Picks ten out of eleven event winners…
Moments ago, you read about the WSL’s Fantasy Surfer winner Zmonde, and how his victory came and went unremarked and unacknowledged by the owners of the game.
Zmonde is Shane Starling, a forty-eight-year-old cycling enthusiast and occasional surfer who was in Perth, Western Australia, where he grew up, to help his brother fit out of a beer bar before he goes back to Berlin where he now lives.
Shane, who picked ten of the eleven event winners, says he’s only being doing the WSL’s Fantasy Surfer for two years, doesn’t know about Surfer magazine’s version and calls the competition a “dead platform, really. You can’t communicate with other players, you can’t banter. And if they gave even a small prize it would make the competition more lively. You play the game and that’s it.”
Apart from backing Jordy Smith all year except at Pipe (“He moved to Hawaii, looked fit and the only reason I didn’t back him at Pipe was because of his injury at Sunset”), choosing dark horses to separate him from the pack (Griffin Colapinto was his go-to), Shane says it was the power of visualisation that gave him his edge.
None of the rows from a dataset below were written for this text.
constexpr uint32_t kScanThreads = 256;
__device__ __forceinline__ void report_pair_count(uint32_t *report, uint32_t total, bool overflow) {
  if (report == nullptr) return;
#if defined(__HIP_DEVICE_COMPILE__)
  __hip_atomic_store(report, total, __ATOMIC_RELAXED, __HIP_MEMORY_SCOPE_SYSTEM);
  if (overflow) __hip_atomic_fetch_max(report + 1, total, __ATOMIC_RELAXED, __HIP_MEMORY_SCOPE_SYSTEM);
#else
  report[0] = total;
  if (overflow && report[1] < total) report[1] = total;
#endif
}
__device__ __forceinline__ void
scan_tiles_body(uint32_t T, const uint32_t *__restrict__ tile_count, uint32_t *__restrict__ tile_off,
             uint32_t *__restrict__ ctrl, uint32_t cap, uint32_t *__restrict__ total_out, uint32_t *report = nullptr) {
  __shared__ uint32_t s_part[kScanThreads];
  const uint32_t t = threadIdx.x;
  const uint32_t per = (T + kScanThreads - 1u) / kScanThreads;
  const uint32_t b = min(t * per, T), e = min(b + per, T);
  uint32_t sum = 0;
  for (uint32_t i = b; i < e; ++i) sum = sat_add_u32(sum, tile_count[i]);
  s_part[t] = sum;
  __syncthreads();
  for (uint32_t d = 1; d < kScanThreads; d <<= 1) {
    const uint32_t v = (t >= d) ? s_part[t - d] : 0u;
    __syncthreads();
    s_part[t] = sat_add_u32(s_part[t], v);
    __syncthreads();
  }
  uint32_t run = (t > 0) ? s_part[t - 1] : 0u;
  for (uint32_t i = b; i < e; ++i) {
    tile_off[i] = run;
    run = sat_add_u32(run, tile_count[i]);
  }
  if (t == kScanThreads - 1u) {
    const uint32_t total = s_part[kScanThreads - 1u];
    tile_off[T] = total;
    ctrl[0] = total;
    ctrl[1] = (total > cap) ? 1u : 0u;
    if (total_out != nullptr) *total_out = total;
    report_pair_count(report, total, total > cap);
  }
}

constexpr uint32_t kWaveSortMax = 512;
__device__ __forceinline__ void
order_tiles_body(uint32_t T, const uint32_t *__restrict__ tile_count, uint32_t *__restrict__ tile_order, uint32_t *__restrict__ n_long) {
  __shared__ uint32_t s_hist[256];
  __shared__ uint32_t s_base[256];
  const uint32_t t = threadIdx.x;
  if (t < 256u) s_hist[t] = 0u;
  __syncthreads();
  for (uint32_t i = t; i < T; i += kScanThreads) atomicAdd(&s_hist[255u - min(tile_count[i] >> 3, 255u)], 1u);
  __syncthreads();
  if (t == 0) {
    uint32_t run = 0;
    for (int b = 0; b < 256; ++b) {
      if (b == 256 - (int)(kWaveSortMax >> 3)) *n_long = run;
      s_base[b] = run;
      run += s_hist[b];
    }
  }
  __syncthreads();
  for (uint32_t i = t; i < T; i += kScanThreads) {
    const uint32_t b = 255u - min(tile_count[i] >> 3, 255u);
    tile_order[atomicAdd(&s_base[b], 1u)] = i;
  }
}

He describes lying on his bed, going into a meditative state, “putting on some Captain Beefheart”, and being there on the day of the finals and watching Joe Turpel present the medals on the podium.
It didn’t work at the Freshwater Pro, says Shane, because the “system was so different. I went off-piste and chose dark horses that didn’t pay off.”
Other winning habits? Shane scrolls through the Instagram feeds of all the surfers to see if there are any injuries and how happy they are, “if you get a vibe off someone.”
He follows various stat-based surf accounts to see their teams and he doesn’t confirm his team until right before the event and he’s seen who everybody else is picking.
“If everyone is picking Gabby, sometimes I’ll change to someone else. Dark horses make the difference. If they do good and you’re on them there’s a pretty good chance you’ll be up there. Like Griffin at Pipe. He was on the cusp of not prequalifying if he didn’t get a good result. He’s a hellman, doesn’t mind pulling in. The factors were there.”
Shane grew up surfing around Perth, the fishing town of Geraldton a few hours north and the satellite city Mandurah, an hour south of Perth.
When he moved to the northern hemisphere, first to London, then France and Berlin, he surfed less and less.
“I miss it,” he says. “It’s one of those things. I do more cycling these days.”
As for his no-prize victory he says, “I don’t understand the Wozzle half the time.”
(Note: As per suggestion from BeachGrit commentator, Bex Vidina, BeachGrit t-shirts and car air freshener have been dispatched.)